@@ -244,30 +337,34 @@
         __builtin_memcpy(rr[i][j], &v, sizeof(v));
       }
   }
-  float u[M][N][VEC];
-#pragma unroll
-  for (int s = 0; s < N; ++s) {
-    float m[N][VEC];
-#pragma unroll
-    for (int r = 0; r < N; ++r) {
-      const vec v = *reinterpret_cast<const vec*>(src + (size_t)(N * r + s) * fs);
-      __builtin_memcpy(m[r], &v, sizeof(v));
-    }
-#pragma unroll
-    for (int i = 0; i < M; ++i)
-#pragma unroll
-      for (int e = 0; e < VEC; ++e) {
-        float acc = 0.f;
-        bool first = true;
-#pragma unroll
-        for (int r = 0; r < N; ++r) axpy(acc, wino_at<M>(i, r), m[r][e], first);
-        u[i][s][e] = acc;
-      }
-  }
   float b[VEC];
   {
     const vec v = *reinterpret_cast<const vec*>(a.bias + (size_t)g * a.bias_gs + id.cv * VEC);
     __builtin_memcpy(b, &v, sizeof(v));
+  }
+  float u[M][N][VEC];
+  if constexpr (M == 6) {
+    out_rows6<VEC>(src, a.Mw + ((size_t)g * a.nf * a.T + tr.rc) * a.Cout + id.cv * VEC, fs, tr, u);
+  } else {
+#pragma unroll
+  for (int s = 0; s < N; ++s) {
+    float m[N][VEC];
+#pragma unroll
+    for (int r = 0; r < N; ++r) {
+      const vec v = *reinterpret_cast<const vec*>(src + (size_t)(N * r + s) * fs);
+      __builtin_memcpy(m[r], &v, sizeof(v));
+    }
+#pragma unroll
+    for (int i = 0; i < M; ++i)
+#pragma unroll
+      for (int e = 0; e < VEC; ++e) {
+        float acc = 0.f;
+        bool first = true;
+#pragma unroll
+        for (int r = 0; r < N; ++r) axpy(acc, wino_at<M>(i, r), m[r][e], first);
+        u[i][s][e] = acc;
+      }
+  }
   }
   const float* __restrict__ res = (EPI == 1) ? a.res + (size_t)g * a.res_gs + (SP ? 0 : id.cv * VEC) : nullptr;
   float* __restrict__ out = a.out + (size_t)g * a.out_gs + (SP ? 0 : id.cv * VEC);
@@ -353,12 +450,29 @@
 
   const int panels = a.Cout / BN, mtiles = (a.T + BM - 1) / BM;
   const int nt = blockIdx.x % panels, rest = blockIdx.x / panels;
-  const int mt = rest % mtiles, b = rest / mtiles;
+  int mt = rest % mtiles, b = rest / mtiles, mlast = a.T - 1;
+  if (a.trim.on) {
+    const int tf = mtiles, tr = wino_row_tiles(a.trim, WINO_PLANES_ROW_INF, BM), tc = wino_row_tiles(a.trim, WINO_PLANES_COL_INF, BM);
+    const int rowsz = 7 * tf + tc, per_g = 7 * rowsz + 8 * tr;
+    const int gq = rest / per_g, rem = rest - gq * per_g;
+    if (gq >= a.groups) return;
+    int r, s, cls;
+    if (rem < 7 * rowsz) {
+      r = rem / rowsz;
+      const int x = rem - r * rowsz;
+      if (x < 7 * tf) { s = x / tf; mt = x - s * tf; cls = WINO_PLANES_FINITE; }
+      else { s = 7; mt = x - 7 * tf; cls = WINO_PLANES_COL_INF; }
+    } else {
+      const int x = rem - 7 * rowsz;
+      r = 7; s = x / tr; mt = x - s * tr; cls = WINO_PLANES_ROW_INF;
+    }
+    b = gq * 64 + 8 * r + s;
+    mlast = a.trim.live[cls] - 1;
+  }
   const int g = b / a.nf, f = b - g * a.nf;
   const int m0 = mt * BM, n0 = nt * BN;
   const float* __restrict__ Vb = a.V + (size_t)b * a.T * CIN;
   const float* __restrict__ Ub = a.U + (size_t)g * a.u_gs + ((size_t)f * a.Cout + n0) * 32;
-  const int mlast = a.T - 1;
 
   const int r0 = tid >> 3;
   const int c4 = (tid & 7) ^ ((r0 >> 1) & 7);
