# TxCorpi0x/concrete

Measured on AMD Instinct MI355X. Metric: PBS/sec (whole node) at N=1024 batch=4096; achieved HBM GB/s, higher is better.
Workload: dtype u64

## Files before the change

### concrete_amd/csrc/pbs.hip

```cpp
#include <type_traits>

#include "common.hpp"
#include "fft512.hpp"
#include "kernel_util.hpp"
#include "pbs.hpp"
#include "pbs1024_plan.hpp"
#include "pbs_hex.hpp"
#include "pbs_launch.hpp"

namespace chip {

static_assert(MAGIC_ALL_3 == RND_MAGIC_BITS + (RND_MAGIC_BITS << 22) + (RND_MAGIC_BITS << 43),
              "three limbs at shifts 0, 22, 43");

#ifndef FWD_LAST_VIA_WINDOW
#define FWD_LAST_VIA_WINDOW 1
#endif
#ifndef FWD_TW2_EARLY
#define FWD_TW2_EARLY 1
#endif
#ifndef DIAG_NOMAC
#define DIAG_NOMAC 0
#endif

#ifndef FWD_XBATCH
#define FWD_XBATCH 2
#endif
#ifndef PAIR_FLAGS
#define PAIR_FLAGS 1
#endif

#if defined(DIAG_NOXBAR)
constexpr bool XBAR = false;
#else
constexpr bool XBAR = true;
#endif
__device__ __forceinline__ void pair_signal(uint32_t* f, int h, uint32_t& cnt) {
  if constexpr (XBAR) group_signal<2>(f, h, cnt);
}
__device__ __forceinline__ void pair_wait(uint32_t* f, int h, uint32_t cnt, const SyncGuard& guard) {
  if constexpr (XBAR) group_wait<2>(f, h, cnt, guard);
}
__device__ __forceinline__ void xchg_barrier(uint32_t* f, int h, uint32_t& cnt, const SyncGuard& guard) {
  if constexpr (!XBAR) asm volatile("s_waitcnt lgkmcnt(0)" ::: "memory");
  else if constexpr (PAIR_FLAGS) group_sync<2>(f, h, cnt, guard);
  else pair_barrier();
}

template <int P, int L, bool RESID, bool STAMPS>
__global__ void __launch_bounds__(P * 128, 2)
pbs1024_pair_kernel(uint64_t* __restrict__ out, const uint64_t* __restrict__ out_idx,
                    const uint64_t* __restrict__ luts, const uint64_t* __restrict__ lut_idx,
                    const uint64_t* __restrict__ in, const uint64_t* __restrict__ in_idx,
                    const cplx* __restrict__ fbsk, uint32_t n, uint32_t base_log, uint32_t num_samples,
                    unsigned long long* __restrict__ resid_out, SyncGuard guard) {
  constexpr int K = 1, K1 = 2, N = 1024, LOG2_2N = 11, LIMBS = 3, RQ = K1 * L;
  constexpr int PER_I = K1 * LIMBS * RQ * 512;
  static_assert(XCH_SLOTS <= (int)PBS1024_XCH_SLOTS, "transpose scratch");
  static_assert(FFT512_TABLE_ENTRIES * sizeof(cplx) == PBS1024_TABLE_BYTES, "table bytes");
  constexpr int NW = 2 * P;
  constexpr int GROUP = L * 512;
  constexpr int NGRP = K1 * K1 * LIMBS;
  constexpr int GLDS = GROUP / 64 / NW;
  static_assert(GROUP % (64 * NW) == 0, "group split");

  extern __shared__ __attribute__((aligned(16))) char smem[];
  cplx* tbl = reinterpret_cast<cplx*>(smem);
  cplx* xch_all = tbl + FFT512_TABLE_ENTRIES;
  cplx* ring = xch_all + NW * PBS1024_XCH_SLOTS;
  uint32_t* pflags = reinterpret_cast<uint32_t*>(ring + 3 * GROUP);

  const int w = __builtin_amdgcn_readfirstlane(threadIdx.x >> 6);
  const int h = w & 1;
  uint32_t* pf = pflags + (w - h);
  const uint64_t hsign = (uint64_t)h << 63;
  const int lane = threadIdx.x & 63;
  const uint32_t s = blockIdx.x * P + (w >> 1);
  const bool active = s < num_samples;
  cplx* xch = xch_all + w * PBS1024_XCH_SLOTS;
  uint64_t* xch64 = reinterpret_cast<uint64_t*>(xch);
  cplx* mybox = xch;
  const cplx* partnerbox = xch_all + (w ^ 1) * PBS1024_XCH_SLOTS;
  cplx* partnermail = xch_all + (w ^ 1) * PBS1024_XCH_SLOTS;

  static_assert(NGRP % 3 == 0, "ring slot of a group must not depend on the step");
  const cplx* key_w = fbsk + (uint64_t)w * GLDS * 64;
  cplx* ring_w = ring + w * GLDS * 64;
  const uint32_t lane_b = (uint32_t)lane * (uint32_t)sizeof(cplx);
  auto issue_group = [&](const cplx* key_step, int r) __attribute__((always_inline)) {
    ring_issue<GLDS, true>(reinterpret_cast<const char*>(key_step + r * GROUP), ring_w + (r % 3) * GROUP, lane_b);
  };
  if (n > 0) {
    issue_group(key_w, 0);
    issue_group(key_w, 1);
  }

  build_fft512_tables(tbl, threadIdx.x, P * 128);
  if (lane == 0) pflags[w] = 0u;
  uint32_t pcnt = 0;
  __syncthreads();
  const Fft512Tables T = fft512_tables_at(tbl);

  const uint64_t* lwe = in + (active ? (in_idx ? in_idx[s] : s) : 0) * (uint64_t)(n + 1);
  const uint64_t* lut = luts + (active && lut_idx ? lut_idx[s] : 0ull) * (uint64_t)(K1 * N);

  uint64_t B[16];
  {
    const uint32_t bt = active ? modswitch(lwe[n], LOG2_2N) : 0u;
#pragma unroll
    for (int m = 0; m < 16; ++m) {
      const uint32_t src = (uint32_t)(lane + 64 * m + bt) & (2 * N - 1);
      const uint64_t v = active ? lut[h * N + (src & (N - 1))] : 0ull;
      B[m] = src < N ? 0ull - v : v;
    }
  }

  const int nrep = 64 - L * (int)base_log;
  const int logB = (int)base_log;
  const int32_t neg_base = -(1 << logB);
  const uint32_t half_m1 = (1u << (logB - 1)) - 1u;
  double max_resid = 0.0;
  uint64_t acc_t[NSTAMP] = {};
  uint64_t t_begin = 0, tp = 0;
  if constexpr (STAMPS) t_begin = stamp();

  cplx tw3[4];
  fwd_p3_tw(tw3, T, lane);

  uint64_t a_next = active ? lwe[0] : 0ull;
  for (uint32_t i = 0; i < n; ++i) {
    const cplx* key_step = key_w + (uint64_t)i * PER_I;
    const uint64_t ai = a_next;
    if (i + 1 < n) a_next = active ? lwe[i + 1] : 0ull;

    const uint32_t at = modswitch(ai, LOG2_2N);
    if constexpr (STAMPS) {
      tp = stamp();
      acc_t[7] += ai != 0ull && at != 0u;
    }

    uint32_t st[16];
    {
#pragma unroll
      for (int m = 0; m < 16; ++m) xch64[lane + 64 * m] = B[m];
      wave_lds_fence();
      const uint32_t o0 = ((uint32_t)(lane - (int)at) << 3) + 8u * N;
      const uint32_t khi = 1u << (nrep - 33);
      uint64_t rv[16];
#pragma unroll
      for (int m = 0; m < 16; ++m)
        rv[m] = *reinterpret_cast<const uint64_t*>(reinterpret_cast<const char*>(xch64) + ((o0 + 512u * m) & 8191u));
      __builtin_amdgcn_sched_barrier(0);
#pragma unroll
      for (int m = 0; m < 16; ++m) {
        const uint32_t o = o0 + 512u * m;
        const uint32_t s32 = (uint32_t)((int32_t)(o << 18) >> 31);
        const uint64_t rvs = rv[m] ^ (((uint64_t)s32 << 32) | s32);
        const uint64_t x = B[m] + rvs + (uint64_t)(s32 & 1u);
        st[m] = ((uint32_t)(x >> 32) + khi) >> (nrep - 32);
      }
      wave_lds_fence();
    }
    if constexpr (STAMPS) {
      uint64_t t = stamp();
      acc_t[0] += t - tp;
      tp = t;
    }

    cplx Xo[L][4], Xp[L][4];
    constexpr int XB = FWD_XBATCH;
#pragma unroll
    for (int q0 = 0; q0 < L; q0 += XB) {
      const int nq = (q0 + XB <= L) ? XB : L - q0;
      cplx out[XB][4];
      {
#pragma unroll
        for (int t = 0; t < XB; ++t) {
          if (t < nq) {
            cplx v[8];
            int32_t d[16];
#pragma unroll
            for (int m = 0; m < 16; ++m)
              d[m] = decomp_level32(st[m], (uint32_t)((q0 + t) * logB), logB, half_m1, neg_base, q0 + t + 1 < L);
#pragma unroll
            for (int m = 0; m < 8; ++m) v[m] = {(double)d[m], (double)d[m + 8]};
            cplx tw2[4];
            fwd_p2_tw(tw2, T, lane >> 3);
            if (FWD_TW2_EARLY) __builtin_amdgcn_sched_barrier(0);
            fft512_fwd_tw(v, xch, lane, tw2, tw3, hsign, [&]() __attribute__((always_inline)) {
              if (q0 > 0 && t == 0) pair_wait(pf, h, pcnt, guard);
            });
#pragma unroll
            for (int j = 0; j < 4; ++j) {
              Xo[q0 + t][j] = v[j];
              out[t][j] = v[4 + j];
            }
          }
        }
#pragma unroll
        for (int t = 0; t < XB; ++t)
          if (t < nq)
#pragma unroll
            for (int j = 0; j < 4; ++j) mybox[(t * 4 + j) * 64 + lane] = out[t][j];
      }
      const bool last_batch = q0 + XB >= L;
      if (!last_batch || !FWD_LAST_VIA_WINDOW) {
        xchg_barrier(pf, h, pcnt, guard);
#pragma unroll
        for (int t = 0; t < XB; ++t)
          if (t < nq)
#pragma unroll
            for (int j = 0; j < 4; ++j) Xp[q0 + t][j] = partnerbox[(t * 4 + j) * 64 + lane];
      }
#pragma unroll
      for (int t = 0; t < XB; ++t)
        if (t < nq)
#pragma unroll
          for (int j = 0; j < 4; ++j) pin(Xo[q0 + t][j]);
      if (q0 + XB < L) pair_signal(pf, h, pcnt);
    }
    if constexpr (STAMPS) {
      uint64_t t = stamp();
      acc_t[1] += t - tp;
      tp = t;
    }

    auto recombine = [&](const cplx (&v)[8], auto LIc) __attribute__((always_inline)) {
      constexpr int lr = decltype(LIc)::value;
#pragma unroll
      for (int m = 0; m < 8; ++m) {
        const double tr = RND_MAGIC - v[m].re, ti = RND_MAGIC - v[m].im;
        if constexpr (RESID) {
          max_resid = fmax(max_resid, fabs(v[m].re - (RND_MAGIC - tr)));
          max_resid = fmax(max_resid, fabs(v[m].im - (RND_MAGIC - ti)));
        }
        if constexpr (lr == 0) {
          B[m] += (uint64_t)__double_as_longlong(tr) - MAGIC_ALL_3;
          B[m + 8] += (uint64_t)__double_as_longlong(ti) - MAGIC_ALL_3;
        } else {
          B[m] += (uint64_t)__double_as_longlong(tr) << limb_shift(lr);
          B[m + 8] += (uint64_t)__double_as_longlong(ti) << limb_shift(lr);
        }
      }
    };
    static_for<0, LIMBS>([&](auto LI) __attribute__((always_inline)) {
      constexpr int li = decltype(LI)::value;
      cplx Ymine[4];
#pragma unroll
      for (int co = 0; co < K1; ++co) {
        cplx Y[4];
        if constexpr (DIAG_NOMAC) {
#pragma unroll
          for (int j = 0; j < 4; ++j) Y[j] = {0.0, 0.0};
        }
#pragma unroll
        for (int ro = 0; ro < K1; ++ro) {
          const int r = (li * K1 + co) * K1 + ro;
          const bool last_step = i + 1 >= n;
          if constexpr (STAMPS) {
            uint64_t t = stamp();
            acc_t[2] += t - tp;
            tp = t;
          }
          if (r + 1 < NGRP || !last_step) wait_vmcnt<GLDS>();
          else wait_vmcnt<0>();
          if constexpr (STAMPS) {
            uint64_t t = stamp();
            acc_t[8] += t - tp;
            tp = t;
          }
#ifndef DIAG_NOBAR
          pair_barrier();
#endif
          if constexpr (STAMPS) {
            uint64_t t = stamp();
            acc_t[5] += t - tp;
            tp = t;
          }
#ifndef DIAG_NODMA
          if (r + 2 < NGRP) issue_group(key_step, r + 2);
          else if (!last_step) issue_group(key_step + PER_I, r + 2 - NGRP);
#endif
          if constexpr (FWD_LAST_VIA_WINDOW && li == 0) {
            if (co == 0 && ro == 0) {
              constexpr int QL = (L - 1) / FWD_XBATCH * FWD_XBATCH;
#pragma unroll
              for (int q = QL; q < L; ++q)
#pragma unroll
                for (int j = 0; j < 4; ++j) Xp[q][j] = partnerbox[((q - QL) * 4 + j) * 64 + lane];
            }
          }
          const cplx* G = ring + (r % 3) * GROUP + (4 * h) * 64 + lane;
          cplx gv[L][4];
#pragma unroll
          for (int q = 0; q < L; ++q)
#pragma unroll
            for (int j = 0; j < 4; ++j) gv[q][j] = G[(q * 8 + j) * 64];
#pragma unroll
          for (int q = 0; q < (DIAG_NOMAC ? 0 : L); ++q) {
#pragma unroll
            for (int j = 0; j < 4; ++j) {
              const cplx x = ro == 0 ? Xo[q][j] : Xp[q][j];
              if (ro == 0 && q == 0) {
                Y[j].re = __builtin_fma(x.re, gv[q][j].re, -x.im * gv[q][j].im);
                Y[j].im = __builtin_fma(x.re, gv[q][j].im, x.im * gv[q][j].re);
              } else {
                Y[j].re = __builtin_fma(x.re, gv[q][j].re, __builtin_fma(-x.im, gv[q][j].im, Y[j].re));
                Y[j].im = __builtin_fma(x.re, gv[q][j].im, __builtin_fma(x.im, gv[q][j].re, Y[j].im));
              }
            }
          }
#pragma unroll
          for (int j = 0; j < 4; ++j) pin(Y[j]);
        }
        if (co == 0) {
#pragma unroll
          for (int j = 0; j < 4; ++j) Ymine[j] = Y[j];
        } else {
#pragma unroll
          for (int j = 0; j < 4; ++j) partnermail[j * 64 + lane] = Y[j];
        }
      }
      if constexpr (STAMPS) {
        uint64_t t = stamp();
        acc_t[2] += t - tp;
        tp = t;
      }
      xchg_barrier(pf, h, pcnt, guard);
      cplx vp[8];
#pragma unroll
      for (int j = 0; j < 4; ++j) {
        vp[j] = Ymine[j];
        vp[4 + j] = mybox[j * 64 + lane];
      }
      if constexpr (STAMPS) {
        uint64_t t = stamp();
        acc_t[3] += t - tp;
        tp = t;
      }
      cplx gi2[4];
      inv_p2_stage_tw(gi2, T, lane & 7);
      fft512_inv_tw(vp, xch, T, lane, gi2, hsign);
      recombine(vp, LI);
#pragma unroll
      for (int m = 0; m < 16; ++m) pin(B[m]);
      if constexpr (RESID) pin(max_resid);
      if constexpr (STAMPS) {
        uint64_t t = stamp();
        acc_t[4] += t - tp;
        tp = t;
      }
    });
  }

  if constexpr (STAMPS) {
    acc_t[6] = stamp() - t_begin;
    if (lane == 0 && resid_out) {
      unsigned long long* dst = resid_out + ((uint64_t)blockIdx.x * NW + w) * NSTAMP;
      for (int q = 0; q < NSTAMP; ++q) dst[q] = acc_t[q];
    }
  }

  uint64_t* o = out + (active ? (out_idx ? out_idx[s] : s) : 0) * (uint64_t)(K * N + 1);
  if (!active) {
  } else if (h == 0) {
#pragma unroll
    for (int m = 0; m < 16; ++m) xch64[lane + 64 * m] = B[m];
    wave_lds_fence();
#pragma unroll
    for (int m = 0; m < 16; ++m) {
      const int j = lane + 64 * m;
      const uint64_t v = xch64[(N - j) & (N - 1)];
      o[j] = j == 0 ? 0ull - v : v;
    }
  } else if (lane == 0) {
    o[K * N] = 0ull - B[0];
  }

  if constexpr (RESID && !STAMPS) report_resid(max_resid, lane, active, resid_out);
}
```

--------

▶ [To do]: Lines from the entries that contain the string "GLDS" are what must be copied.

▶ [The completed task]:
  constexpr int GLDS = GROUP / 64 / NW;
  const cplx* key_w = fbsk + (uint64_t)w * GLDS * 64;
  cplx* ring_w = ring + w * GLDS * 64;
    ring_issue<GLDS, true>(reinterpret_cast<const char*>(key_step + r * GROUP), ring_w + (r % 3) * GROUP, lane_b);
          if (r + 1 < NGRP || !last_step) wait_vmcnt<GLDS>();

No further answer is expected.